_EXERCISE DESCRIPTION_
Give every line from the entries that contains "toff".

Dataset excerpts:
-- -- --

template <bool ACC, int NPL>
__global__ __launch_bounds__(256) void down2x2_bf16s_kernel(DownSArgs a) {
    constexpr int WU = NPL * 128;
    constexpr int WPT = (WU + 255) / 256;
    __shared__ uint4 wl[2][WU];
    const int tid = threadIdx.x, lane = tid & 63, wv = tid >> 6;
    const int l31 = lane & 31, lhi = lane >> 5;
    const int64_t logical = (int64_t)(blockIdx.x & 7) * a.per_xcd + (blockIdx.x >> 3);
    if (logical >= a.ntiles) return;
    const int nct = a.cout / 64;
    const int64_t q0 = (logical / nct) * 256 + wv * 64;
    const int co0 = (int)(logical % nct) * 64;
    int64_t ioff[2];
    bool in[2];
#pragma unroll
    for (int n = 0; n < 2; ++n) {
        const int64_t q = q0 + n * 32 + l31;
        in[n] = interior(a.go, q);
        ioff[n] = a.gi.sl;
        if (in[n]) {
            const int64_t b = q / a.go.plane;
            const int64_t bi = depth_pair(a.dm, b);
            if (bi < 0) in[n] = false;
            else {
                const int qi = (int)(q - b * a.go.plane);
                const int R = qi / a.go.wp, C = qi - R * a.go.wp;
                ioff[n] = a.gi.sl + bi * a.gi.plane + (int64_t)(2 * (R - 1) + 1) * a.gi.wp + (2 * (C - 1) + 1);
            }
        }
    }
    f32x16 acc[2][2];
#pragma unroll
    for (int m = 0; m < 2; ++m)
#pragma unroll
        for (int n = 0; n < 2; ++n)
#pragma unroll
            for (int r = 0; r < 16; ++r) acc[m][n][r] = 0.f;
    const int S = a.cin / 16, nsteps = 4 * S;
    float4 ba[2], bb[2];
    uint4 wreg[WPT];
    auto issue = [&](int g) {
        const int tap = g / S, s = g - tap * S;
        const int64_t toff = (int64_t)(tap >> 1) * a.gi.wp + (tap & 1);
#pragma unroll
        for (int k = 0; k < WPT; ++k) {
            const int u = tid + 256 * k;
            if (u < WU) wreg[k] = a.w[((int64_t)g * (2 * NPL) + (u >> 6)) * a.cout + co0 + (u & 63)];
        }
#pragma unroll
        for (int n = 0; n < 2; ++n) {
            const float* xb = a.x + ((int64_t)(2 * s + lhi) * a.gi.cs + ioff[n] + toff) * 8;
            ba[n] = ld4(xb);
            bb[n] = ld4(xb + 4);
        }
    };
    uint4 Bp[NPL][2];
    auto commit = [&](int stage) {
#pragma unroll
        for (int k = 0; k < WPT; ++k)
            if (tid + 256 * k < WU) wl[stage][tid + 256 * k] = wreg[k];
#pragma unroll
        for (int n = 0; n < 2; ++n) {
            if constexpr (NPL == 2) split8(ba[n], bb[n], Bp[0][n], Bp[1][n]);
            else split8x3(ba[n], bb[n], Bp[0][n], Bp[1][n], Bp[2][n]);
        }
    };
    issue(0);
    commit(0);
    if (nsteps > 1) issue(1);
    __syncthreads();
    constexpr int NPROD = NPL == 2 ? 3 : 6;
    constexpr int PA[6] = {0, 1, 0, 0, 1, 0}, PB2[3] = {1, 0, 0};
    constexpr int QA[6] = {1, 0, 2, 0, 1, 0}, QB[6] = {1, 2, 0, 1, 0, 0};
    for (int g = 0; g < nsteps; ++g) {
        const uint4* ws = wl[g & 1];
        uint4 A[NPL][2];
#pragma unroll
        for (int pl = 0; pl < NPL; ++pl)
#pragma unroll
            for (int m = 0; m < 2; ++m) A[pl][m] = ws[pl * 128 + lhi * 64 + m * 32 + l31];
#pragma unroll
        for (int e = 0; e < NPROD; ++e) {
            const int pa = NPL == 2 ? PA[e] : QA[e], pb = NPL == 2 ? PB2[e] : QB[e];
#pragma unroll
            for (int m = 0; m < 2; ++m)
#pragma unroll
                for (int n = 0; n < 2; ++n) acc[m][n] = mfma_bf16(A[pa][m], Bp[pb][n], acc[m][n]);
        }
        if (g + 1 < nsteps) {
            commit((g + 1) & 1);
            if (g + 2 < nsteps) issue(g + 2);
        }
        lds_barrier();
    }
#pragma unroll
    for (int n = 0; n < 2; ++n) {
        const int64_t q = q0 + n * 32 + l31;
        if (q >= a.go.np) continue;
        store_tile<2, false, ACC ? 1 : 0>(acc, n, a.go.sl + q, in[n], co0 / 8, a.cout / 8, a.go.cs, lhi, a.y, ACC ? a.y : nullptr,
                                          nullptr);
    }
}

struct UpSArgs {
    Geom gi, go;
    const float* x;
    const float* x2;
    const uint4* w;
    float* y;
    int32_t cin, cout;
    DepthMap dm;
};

-- -- --

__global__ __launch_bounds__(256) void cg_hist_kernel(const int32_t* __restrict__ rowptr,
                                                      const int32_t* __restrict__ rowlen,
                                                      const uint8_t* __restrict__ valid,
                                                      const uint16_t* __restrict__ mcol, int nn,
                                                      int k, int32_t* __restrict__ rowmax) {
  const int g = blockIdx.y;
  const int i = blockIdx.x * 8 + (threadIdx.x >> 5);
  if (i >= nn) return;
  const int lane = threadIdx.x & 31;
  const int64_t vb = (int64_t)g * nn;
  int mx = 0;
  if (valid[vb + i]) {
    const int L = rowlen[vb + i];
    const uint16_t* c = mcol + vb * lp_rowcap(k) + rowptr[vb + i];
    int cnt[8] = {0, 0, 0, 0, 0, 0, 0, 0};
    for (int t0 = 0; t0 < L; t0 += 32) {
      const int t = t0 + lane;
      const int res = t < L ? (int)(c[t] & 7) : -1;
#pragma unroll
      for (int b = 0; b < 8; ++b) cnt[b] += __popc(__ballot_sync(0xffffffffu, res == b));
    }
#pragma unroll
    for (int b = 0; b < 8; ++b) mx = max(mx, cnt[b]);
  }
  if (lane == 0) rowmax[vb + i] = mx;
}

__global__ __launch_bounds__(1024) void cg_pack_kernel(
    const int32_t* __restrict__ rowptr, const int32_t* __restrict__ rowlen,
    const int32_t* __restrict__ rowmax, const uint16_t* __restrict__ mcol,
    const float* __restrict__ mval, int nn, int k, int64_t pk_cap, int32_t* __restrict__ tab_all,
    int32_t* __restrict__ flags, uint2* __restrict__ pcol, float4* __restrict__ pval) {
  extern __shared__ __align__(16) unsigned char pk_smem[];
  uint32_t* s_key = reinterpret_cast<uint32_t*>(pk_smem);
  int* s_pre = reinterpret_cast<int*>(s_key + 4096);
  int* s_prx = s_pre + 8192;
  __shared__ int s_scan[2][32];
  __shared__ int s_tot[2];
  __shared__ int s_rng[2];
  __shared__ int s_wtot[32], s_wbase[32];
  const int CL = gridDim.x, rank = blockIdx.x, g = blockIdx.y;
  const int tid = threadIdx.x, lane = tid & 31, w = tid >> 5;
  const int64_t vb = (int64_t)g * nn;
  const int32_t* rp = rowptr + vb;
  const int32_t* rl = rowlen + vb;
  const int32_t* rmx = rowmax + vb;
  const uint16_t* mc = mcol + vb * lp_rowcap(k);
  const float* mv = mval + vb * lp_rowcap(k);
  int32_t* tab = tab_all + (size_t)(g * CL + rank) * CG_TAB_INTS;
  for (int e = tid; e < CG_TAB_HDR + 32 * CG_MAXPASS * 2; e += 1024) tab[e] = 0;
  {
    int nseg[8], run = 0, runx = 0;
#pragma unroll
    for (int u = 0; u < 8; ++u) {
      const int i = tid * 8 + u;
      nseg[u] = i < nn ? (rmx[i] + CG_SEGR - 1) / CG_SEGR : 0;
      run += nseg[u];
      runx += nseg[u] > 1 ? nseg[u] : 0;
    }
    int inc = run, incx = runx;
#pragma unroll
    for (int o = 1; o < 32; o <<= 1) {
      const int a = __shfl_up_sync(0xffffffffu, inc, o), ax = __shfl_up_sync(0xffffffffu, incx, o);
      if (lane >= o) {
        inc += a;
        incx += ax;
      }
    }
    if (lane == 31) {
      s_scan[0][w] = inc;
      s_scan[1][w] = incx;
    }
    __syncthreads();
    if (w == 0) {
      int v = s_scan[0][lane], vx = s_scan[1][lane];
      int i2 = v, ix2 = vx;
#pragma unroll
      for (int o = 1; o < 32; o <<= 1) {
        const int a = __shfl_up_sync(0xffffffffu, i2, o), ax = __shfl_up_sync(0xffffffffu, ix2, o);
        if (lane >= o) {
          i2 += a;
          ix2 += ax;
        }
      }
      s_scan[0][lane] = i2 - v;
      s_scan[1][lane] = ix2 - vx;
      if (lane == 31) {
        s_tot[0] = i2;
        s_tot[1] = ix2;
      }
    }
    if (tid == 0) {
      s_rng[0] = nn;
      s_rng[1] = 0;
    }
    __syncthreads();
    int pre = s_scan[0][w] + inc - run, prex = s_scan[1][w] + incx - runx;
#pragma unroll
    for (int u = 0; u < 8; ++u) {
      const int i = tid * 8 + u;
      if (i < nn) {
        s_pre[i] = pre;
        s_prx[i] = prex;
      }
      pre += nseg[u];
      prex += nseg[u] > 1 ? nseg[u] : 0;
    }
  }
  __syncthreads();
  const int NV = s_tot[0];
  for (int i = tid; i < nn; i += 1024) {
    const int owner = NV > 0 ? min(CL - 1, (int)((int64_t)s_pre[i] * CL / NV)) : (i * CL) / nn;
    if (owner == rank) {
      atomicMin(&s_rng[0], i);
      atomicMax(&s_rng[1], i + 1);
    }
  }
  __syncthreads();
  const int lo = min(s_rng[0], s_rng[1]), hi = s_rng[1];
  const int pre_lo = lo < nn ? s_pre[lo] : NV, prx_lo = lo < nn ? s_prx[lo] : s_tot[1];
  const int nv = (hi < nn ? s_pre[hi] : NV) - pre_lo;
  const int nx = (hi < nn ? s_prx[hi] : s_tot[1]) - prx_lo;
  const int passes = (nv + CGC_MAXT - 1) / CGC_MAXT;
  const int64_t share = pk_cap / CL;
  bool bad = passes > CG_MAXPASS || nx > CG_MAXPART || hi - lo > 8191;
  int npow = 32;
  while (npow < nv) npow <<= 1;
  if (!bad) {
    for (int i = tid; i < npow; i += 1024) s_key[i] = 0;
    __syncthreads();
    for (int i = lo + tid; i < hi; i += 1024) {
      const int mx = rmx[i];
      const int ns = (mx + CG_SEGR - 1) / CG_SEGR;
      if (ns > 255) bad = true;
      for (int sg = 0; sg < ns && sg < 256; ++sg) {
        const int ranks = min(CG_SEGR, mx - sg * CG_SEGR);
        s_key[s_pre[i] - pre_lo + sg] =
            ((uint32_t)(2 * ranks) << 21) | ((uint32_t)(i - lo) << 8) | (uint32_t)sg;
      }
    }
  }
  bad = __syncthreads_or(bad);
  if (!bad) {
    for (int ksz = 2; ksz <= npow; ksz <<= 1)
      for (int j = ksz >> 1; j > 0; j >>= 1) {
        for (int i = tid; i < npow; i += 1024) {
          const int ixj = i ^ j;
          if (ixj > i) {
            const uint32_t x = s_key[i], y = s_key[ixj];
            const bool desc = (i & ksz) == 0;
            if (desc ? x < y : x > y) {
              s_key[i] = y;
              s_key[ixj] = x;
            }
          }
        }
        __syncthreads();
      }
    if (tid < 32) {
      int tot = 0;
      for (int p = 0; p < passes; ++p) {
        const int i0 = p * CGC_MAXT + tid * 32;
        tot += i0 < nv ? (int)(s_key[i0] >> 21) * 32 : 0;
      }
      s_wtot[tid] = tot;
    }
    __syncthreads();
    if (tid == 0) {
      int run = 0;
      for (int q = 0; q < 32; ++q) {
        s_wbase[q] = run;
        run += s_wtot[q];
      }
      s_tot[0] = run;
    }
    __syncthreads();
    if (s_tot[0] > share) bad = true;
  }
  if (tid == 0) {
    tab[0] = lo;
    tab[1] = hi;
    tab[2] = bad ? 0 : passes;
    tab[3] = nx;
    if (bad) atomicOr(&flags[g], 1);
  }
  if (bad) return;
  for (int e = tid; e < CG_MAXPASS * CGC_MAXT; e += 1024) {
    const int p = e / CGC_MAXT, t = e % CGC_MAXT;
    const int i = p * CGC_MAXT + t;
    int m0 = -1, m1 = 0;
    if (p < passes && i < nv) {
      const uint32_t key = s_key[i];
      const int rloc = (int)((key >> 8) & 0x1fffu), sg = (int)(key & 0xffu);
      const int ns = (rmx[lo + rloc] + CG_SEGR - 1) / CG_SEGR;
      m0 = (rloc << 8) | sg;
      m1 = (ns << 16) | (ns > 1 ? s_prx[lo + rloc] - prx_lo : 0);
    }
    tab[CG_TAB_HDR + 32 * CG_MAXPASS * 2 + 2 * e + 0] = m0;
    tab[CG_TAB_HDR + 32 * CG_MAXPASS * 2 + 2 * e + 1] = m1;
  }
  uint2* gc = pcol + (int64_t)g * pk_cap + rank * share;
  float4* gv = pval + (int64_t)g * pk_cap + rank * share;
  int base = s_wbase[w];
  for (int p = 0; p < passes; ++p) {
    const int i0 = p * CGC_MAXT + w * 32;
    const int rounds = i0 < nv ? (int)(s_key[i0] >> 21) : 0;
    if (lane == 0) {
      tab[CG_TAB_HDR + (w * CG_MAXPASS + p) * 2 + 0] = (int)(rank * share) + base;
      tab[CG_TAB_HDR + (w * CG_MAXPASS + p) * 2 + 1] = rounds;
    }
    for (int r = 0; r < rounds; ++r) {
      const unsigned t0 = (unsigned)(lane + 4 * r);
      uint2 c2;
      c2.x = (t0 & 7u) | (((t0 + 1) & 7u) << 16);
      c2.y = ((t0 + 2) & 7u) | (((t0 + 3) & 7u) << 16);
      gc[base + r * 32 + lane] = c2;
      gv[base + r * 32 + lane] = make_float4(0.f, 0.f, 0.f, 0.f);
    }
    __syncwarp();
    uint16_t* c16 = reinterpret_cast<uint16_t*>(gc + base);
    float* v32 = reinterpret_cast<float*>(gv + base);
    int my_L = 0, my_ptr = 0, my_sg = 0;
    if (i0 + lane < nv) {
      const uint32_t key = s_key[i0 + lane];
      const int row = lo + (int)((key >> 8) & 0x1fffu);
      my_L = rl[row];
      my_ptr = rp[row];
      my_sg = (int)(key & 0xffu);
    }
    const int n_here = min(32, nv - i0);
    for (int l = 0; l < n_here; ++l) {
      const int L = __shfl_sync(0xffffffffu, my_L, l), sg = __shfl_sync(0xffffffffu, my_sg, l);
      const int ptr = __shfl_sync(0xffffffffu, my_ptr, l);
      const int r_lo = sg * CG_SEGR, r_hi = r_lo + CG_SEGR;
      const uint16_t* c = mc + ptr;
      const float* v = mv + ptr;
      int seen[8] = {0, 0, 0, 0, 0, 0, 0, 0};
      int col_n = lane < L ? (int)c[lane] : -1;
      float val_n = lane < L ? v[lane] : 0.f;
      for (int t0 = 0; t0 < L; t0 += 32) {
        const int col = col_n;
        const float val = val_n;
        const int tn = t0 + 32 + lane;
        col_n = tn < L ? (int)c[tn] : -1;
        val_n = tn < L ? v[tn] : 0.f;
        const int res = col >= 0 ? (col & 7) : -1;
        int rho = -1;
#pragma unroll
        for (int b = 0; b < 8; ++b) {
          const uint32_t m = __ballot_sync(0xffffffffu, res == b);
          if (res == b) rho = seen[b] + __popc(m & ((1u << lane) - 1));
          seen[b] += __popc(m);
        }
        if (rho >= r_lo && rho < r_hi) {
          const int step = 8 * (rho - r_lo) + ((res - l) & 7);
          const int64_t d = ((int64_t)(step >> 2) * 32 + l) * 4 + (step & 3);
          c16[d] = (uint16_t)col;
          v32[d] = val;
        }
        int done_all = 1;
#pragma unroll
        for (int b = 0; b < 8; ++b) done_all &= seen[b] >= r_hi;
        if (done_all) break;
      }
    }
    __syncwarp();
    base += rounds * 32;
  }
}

-- -- --

_ANSWER BOX_
        const int64_t toff = (int64_t)(tap >> 1) * a.gi.wp + (tap & 1);
            const float* xb = a.x + ((int64_t)(2 * s + lhi) * a.gi.cs + ioff[n] + toff) * 8;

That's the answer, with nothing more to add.